**Task directions**
Copy whichever lines of the data hold the word "wrows".

[Records excerpted from a collection]
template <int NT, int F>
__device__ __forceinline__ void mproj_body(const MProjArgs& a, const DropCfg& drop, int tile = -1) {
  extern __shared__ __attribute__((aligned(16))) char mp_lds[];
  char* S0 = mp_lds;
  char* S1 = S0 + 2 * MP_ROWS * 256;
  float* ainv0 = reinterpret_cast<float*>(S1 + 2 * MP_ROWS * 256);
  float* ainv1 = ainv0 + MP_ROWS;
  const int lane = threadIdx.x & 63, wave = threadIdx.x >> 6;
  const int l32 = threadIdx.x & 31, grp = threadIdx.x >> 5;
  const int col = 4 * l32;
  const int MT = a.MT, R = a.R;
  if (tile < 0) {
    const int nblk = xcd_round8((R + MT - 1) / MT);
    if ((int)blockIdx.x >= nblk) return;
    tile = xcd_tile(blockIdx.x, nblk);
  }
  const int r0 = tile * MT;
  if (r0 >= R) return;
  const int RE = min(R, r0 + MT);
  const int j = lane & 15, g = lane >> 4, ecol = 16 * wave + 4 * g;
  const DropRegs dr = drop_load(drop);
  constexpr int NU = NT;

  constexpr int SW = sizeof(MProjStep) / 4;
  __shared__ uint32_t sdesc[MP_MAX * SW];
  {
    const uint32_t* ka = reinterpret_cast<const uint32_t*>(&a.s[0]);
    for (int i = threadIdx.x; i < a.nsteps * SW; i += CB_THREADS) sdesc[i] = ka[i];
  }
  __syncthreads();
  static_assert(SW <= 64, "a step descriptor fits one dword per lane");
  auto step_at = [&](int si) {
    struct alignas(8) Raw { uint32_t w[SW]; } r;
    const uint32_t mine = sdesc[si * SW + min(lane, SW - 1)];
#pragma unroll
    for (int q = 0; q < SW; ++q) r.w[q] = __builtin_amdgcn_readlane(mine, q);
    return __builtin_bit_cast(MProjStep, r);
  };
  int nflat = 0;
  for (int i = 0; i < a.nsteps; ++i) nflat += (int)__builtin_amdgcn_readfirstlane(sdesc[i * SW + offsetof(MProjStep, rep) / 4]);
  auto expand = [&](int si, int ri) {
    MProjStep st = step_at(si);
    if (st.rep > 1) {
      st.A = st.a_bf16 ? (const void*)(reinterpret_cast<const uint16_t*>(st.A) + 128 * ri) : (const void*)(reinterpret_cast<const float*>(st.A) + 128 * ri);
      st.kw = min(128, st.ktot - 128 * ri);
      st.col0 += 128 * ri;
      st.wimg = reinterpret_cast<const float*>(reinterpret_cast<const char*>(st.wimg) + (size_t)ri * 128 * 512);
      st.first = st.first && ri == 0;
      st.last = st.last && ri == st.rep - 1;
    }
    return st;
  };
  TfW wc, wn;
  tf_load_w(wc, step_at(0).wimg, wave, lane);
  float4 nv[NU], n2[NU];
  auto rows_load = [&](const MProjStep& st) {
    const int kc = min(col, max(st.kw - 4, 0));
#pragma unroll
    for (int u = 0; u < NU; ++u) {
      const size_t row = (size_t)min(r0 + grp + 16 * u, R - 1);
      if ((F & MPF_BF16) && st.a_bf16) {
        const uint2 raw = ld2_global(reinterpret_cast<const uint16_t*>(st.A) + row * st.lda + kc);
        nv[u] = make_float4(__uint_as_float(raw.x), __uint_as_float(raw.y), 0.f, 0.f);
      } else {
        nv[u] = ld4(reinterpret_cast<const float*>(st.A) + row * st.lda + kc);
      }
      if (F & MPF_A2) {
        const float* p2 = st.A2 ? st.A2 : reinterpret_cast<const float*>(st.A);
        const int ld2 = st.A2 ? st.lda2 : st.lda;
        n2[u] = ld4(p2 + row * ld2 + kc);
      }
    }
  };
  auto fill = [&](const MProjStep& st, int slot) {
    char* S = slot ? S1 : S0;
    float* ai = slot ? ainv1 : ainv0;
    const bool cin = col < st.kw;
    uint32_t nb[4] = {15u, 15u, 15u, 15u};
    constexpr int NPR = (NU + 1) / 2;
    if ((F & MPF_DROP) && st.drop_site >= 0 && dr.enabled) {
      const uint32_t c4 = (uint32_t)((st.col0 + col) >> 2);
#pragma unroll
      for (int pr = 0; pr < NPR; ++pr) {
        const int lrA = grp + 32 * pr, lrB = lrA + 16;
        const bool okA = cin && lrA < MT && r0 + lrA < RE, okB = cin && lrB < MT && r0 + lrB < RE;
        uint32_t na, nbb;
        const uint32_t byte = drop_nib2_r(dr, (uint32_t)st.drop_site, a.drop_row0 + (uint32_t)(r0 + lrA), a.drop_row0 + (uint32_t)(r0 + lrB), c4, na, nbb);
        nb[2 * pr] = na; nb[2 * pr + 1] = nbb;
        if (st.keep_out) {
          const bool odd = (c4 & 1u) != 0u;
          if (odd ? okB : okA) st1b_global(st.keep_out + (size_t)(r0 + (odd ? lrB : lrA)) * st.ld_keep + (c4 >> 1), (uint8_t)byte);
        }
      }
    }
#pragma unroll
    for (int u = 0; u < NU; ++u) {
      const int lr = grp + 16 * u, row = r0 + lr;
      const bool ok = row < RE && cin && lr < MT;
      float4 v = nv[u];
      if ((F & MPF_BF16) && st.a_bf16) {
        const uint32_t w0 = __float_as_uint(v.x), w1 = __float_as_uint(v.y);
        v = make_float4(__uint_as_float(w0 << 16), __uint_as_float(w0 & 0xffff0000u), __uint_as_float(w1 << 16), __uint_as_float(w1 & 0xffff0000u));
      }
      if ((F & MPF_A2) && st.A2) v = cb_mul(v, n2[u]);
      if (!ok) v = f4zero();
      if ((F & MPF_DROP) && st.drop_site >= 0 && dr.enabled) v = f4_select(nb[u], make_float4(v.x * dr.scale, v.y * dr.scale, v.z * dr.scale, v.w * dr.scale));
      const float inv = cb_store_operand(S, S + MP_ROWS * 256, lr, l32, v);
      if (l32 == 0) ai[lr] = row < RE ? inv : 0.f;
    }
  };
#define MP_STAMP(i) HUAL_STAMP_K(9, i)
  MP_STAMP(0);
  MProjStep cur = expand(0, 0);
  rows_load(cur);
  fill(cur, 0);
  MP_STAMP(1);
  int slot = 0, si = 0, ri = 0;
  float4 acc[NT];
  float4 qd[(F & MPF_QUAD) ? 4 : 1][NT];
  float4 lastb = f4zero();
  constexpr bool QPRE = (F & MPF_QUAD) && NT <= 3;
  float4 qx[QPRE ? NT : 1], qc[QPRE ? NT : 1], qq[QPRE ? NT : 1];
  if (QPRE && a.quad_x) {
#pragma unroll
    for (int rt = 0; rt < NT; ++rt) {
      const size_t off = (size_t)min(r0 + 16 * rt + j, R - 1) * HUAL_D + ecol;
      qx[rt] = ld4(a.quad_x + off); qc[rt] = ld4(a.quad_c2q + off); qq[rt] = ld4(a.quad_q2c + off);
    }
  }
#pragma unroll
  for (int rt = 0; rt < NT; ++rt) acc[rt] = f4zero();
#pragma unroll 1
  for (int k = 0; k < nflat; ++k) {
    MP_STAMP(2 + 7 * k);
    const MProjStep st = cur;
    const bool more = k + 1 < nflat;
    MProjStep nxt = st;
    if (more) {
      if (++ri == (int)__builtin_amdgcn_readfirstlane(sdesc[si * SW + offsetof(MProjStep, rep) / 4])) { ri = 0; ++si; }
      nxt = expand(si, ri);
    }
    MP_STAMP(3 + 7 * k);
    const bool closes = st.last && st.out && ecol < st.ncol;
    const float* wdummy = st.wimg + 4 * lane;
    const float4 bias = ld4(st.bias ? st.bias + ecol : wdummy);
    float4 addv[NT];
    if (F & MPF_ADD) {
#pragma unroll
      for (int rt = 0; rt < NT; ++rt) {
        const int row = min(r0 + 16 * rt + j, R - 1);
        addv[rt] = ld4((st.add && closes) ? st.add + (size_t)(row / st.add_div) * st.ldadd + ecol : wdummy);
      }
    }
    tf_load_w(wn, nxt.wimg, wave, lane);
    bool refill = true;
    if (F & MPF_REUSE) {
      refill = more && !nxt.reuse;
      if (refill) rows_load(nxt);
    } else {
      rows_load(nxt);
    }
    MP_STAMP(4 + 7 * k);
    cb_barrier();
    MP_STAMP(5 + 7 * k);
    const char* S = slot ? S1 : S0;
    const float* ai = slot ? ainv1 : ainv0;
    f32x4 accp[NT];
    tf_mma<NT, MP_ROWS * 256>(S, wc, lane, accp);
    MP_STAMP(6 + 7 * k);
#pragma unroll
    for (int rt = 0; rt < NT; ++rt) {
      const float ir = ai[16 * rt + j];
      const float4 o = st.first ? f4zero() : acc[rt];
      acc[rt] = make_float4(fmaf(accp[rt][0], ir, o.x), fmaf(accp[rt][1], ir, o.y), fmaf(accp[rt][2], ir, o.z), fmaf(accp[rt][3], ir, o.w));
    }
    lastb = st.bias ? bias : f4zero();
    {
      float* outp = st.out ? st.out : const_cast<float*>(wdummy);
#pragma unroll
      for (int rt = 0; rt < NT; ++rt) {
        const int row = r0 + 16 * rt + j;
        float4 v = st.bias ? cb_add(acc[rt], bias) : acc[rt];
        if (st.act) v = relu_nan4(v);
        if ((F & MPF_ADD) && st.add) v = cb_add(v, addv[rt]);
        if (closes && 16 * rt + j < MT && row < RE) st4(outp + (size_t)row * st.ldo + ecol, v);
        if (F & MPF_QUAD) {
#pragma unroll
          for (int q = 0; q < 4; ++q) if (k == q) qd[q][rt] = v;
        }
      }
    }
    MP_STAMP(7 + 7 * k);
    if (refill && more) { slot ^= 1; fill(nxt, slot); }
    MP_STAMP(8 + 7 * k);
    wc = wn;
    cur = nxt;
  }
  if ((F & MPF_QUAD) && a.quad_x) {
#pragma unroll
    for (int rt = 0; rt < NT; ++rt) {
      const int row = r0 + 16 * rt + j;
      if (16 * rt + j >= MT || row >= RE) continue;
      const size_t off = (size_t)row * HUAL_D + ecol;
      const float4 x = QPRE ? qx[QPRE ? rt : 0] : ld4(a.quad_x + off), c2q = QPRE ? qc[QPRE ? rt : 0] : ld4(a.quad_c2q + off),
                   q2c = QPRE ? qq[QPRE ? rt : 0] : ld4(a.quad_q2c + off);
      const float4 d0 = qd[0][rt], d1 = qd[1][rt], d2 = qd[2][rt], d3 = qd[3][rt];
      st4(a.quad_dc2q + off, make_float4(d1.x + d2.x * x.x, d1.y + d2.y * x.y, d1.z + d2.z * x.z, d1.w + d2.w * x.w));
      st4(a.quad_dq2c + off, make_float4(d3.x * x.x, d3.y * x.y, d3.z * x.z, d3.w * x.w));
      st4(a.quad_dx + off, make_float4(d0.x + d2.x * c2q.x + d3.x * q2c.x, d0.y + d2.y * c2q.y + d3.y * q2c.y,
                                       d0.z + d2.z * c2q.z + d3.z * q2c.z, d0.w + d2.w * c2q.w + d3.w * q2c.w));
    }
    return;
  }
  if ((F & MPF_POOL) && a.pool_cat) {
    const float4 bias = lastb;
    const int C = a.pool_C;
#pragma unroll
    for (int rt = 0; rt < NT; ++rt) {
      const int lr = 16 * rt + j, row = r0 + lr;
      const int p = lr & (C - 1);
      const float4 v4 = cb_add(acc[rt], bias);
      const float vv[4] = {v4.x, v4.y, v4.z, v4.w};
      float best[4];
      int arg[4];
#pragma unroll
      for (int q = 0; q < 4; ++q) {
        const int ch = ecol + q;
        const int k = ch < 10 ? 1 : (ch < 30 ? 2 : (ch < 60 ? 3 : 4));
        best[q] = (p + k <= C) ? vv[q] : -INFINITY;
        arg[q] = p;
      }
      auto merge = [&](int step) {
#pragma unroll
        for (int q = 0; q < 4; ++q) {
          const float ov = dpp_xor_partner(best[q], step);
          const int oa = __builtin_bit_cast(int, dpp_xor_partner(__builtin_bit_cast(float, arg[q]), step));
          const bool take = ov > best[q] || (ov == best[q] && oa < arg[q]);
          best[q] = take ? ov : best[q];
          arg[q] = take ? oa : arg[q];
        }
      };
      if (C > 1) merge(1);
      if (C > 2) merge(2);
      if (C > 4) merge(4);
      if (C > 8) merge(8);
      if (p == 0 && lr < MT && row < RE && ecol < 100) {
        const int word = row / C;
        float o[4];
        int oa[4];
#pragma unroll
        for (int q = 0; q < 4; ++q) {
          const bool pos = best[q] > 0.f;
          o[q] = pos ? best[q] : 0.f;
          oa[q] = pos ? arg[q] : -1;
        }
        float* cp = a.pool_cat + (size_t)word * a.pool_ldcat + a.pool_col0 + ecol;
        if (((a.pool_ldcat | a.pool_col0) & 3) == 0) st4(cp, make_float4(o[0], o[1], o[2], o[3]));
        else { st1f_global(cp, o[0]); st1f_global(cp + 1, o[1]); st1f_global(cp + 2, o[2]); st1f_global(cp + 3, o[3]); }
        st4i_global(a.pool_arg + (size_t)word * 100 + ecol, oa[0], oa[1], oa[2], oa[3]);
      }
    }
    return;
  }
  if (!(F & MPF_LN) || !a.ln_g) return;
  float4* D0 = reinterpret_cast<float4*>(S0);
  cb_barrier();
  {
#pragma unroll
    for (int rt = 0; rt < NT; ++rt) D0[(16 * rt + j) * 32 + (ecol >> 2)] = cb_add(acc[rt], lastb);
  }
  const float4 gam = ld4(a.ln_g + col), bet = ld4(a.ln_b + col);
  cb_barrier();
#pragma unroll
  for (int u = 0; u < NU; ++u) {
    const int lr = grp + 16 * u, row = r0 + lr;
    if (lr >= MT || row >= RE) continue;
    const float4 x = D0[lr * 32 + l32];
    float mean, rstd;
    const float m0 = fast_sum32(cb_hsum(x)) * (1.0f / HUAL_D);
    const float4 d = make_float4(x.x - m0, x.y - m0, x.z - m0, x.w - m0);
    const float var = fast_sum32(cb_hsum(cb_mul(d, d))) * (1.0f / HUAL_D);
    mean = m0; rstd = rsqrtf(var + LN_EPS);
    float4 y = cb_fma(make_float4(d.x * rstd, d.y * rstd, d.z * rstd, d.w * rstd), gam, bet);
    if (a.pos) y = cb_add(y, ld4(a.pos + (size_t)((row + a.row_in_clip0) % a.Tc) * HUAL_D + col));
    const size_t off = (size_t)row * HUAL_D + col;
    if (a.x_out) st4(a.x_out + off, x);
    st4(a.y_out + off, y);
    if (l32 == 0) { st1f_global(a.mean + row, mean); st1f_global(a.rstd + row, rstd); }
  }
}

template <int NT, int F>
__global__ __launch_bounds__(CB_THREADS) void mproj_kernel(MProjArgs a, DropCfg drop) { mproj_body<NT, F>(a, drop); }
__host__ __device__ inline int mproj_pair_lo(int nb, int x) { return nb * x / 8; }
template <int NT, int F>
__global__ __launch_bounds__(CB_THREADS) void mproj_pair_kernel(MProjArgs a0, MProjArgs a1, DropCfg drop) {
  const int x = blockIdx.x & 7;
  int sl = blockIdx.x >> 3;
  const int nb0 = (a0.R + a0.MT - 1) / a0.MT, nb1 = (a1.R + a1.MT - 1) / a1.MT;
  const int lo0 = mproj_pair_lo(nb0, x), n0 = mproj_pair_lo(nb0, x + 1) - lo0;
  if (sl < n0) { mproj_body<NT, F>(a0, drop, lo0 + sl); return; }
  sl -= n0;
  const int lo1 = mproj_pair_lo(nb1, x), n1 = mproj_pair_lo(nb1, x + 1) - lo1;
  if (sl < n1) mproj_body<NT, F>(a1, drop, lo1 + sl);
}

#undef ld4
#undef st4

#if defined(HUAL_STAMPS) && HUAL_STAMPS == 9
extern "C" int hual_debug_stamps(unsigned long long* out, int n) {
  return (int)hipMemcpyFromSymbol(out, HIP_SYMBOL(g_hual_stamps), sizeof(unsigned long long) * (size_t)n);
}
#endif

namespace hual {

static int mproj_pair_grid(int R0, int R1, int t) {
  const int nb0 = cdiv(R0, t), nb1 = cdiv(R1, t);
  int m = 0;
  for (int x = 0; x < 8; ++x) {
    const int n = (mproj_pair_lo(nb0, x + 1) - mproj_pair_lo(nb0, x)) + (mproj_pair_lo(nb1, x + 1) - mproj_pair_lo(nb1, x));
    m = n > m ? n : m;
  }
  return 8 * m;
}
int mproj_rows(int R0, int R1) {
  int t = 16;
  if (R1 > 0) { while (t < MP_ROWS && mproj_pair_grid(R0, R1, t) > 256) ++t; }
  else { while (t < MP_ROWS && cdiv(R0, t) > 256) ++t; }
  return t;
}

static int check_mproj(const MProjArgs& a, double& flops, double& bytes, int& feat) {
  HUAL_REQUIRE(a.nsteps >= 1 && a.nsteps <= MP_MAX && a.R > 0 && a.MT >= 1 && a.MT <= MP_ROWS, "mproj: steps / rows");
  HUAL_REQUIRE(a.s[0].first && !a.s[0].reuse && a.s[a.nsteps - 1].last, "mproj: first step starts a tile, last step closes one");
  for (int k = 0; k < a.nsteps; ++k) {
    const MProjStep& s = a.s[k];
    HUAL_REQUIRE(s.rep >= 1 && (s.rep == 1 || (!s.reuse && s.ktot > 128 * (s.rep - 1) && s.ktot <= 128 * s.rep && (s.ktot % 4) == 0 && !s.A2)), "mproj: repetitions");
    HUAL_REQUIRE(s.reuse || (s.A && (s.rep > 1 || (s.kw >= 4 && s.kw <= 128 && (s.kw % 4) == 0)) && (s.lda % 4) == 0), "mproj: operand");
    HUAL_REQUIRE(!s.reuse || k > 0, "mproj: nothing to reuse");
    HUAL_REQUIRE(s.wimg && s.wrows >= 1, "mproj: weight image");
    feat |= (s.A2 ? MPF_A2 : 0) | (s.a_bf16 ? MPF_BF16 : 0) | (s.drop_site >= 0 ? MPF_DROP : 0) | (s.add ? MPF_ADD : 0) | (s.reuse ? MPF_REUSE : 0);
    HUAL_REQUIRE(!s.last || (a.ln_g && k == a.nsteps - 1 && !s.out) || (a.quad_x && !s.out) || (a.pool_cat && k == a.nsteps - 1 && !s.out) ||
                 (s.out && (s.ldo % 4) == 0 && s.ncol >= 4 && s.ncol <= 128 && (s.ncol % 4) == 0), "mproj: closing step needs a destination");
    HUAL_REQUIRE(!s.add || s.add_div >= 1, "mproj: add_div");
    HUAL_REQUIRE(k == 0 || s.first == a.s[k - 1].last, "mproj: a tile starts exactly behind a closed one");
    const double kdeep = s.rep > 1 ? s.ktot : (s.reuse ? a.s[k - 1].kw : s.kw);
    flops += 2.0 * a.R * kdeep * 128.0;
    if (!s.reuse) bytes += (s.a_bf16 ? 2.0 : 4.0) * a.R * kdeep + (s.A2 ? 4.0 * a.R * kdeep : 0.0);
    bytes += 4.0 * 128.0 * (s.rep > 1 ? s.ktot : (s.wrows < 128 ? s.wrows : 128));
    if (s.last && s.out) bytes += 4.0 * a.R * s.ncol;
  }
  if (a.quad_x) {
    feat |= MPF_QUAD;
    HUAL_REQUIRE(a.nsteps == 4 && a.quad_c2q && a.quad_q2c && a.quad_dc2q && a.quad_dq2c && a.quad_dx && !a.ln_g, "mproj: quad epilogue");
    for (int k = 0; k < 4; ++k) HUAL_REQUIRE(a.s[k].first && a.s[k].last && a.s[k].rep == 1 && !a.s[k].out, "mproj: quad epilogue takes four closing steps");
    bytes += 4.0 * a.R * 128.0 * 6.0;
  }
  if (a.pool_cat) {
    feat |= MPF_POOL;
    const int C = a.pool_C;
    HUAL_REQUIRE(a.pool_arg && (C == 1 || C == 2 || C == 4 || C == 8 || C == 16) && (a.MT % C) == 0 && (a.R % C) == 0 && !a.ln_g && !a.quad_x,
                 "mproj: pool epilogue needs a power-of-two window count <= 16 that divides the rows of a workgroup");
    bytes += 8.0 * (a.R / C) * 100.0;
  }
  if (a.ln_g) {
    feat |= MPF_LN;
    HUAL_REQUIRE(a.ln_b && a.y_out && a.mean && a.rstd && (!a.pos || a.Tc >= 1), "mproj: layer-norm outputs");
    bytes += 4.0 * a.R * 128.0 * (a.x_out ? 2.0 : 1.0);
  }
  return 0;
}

**Written solution**
    HUAL_REQUIRE(s.wimg && s.wrows >= 1, "mproj: weight image");
    bytes += 4.0 * 128.0 * (s.rep > 1 ? s.ktot : (s.wrows < 128 ? s.wrows : 128));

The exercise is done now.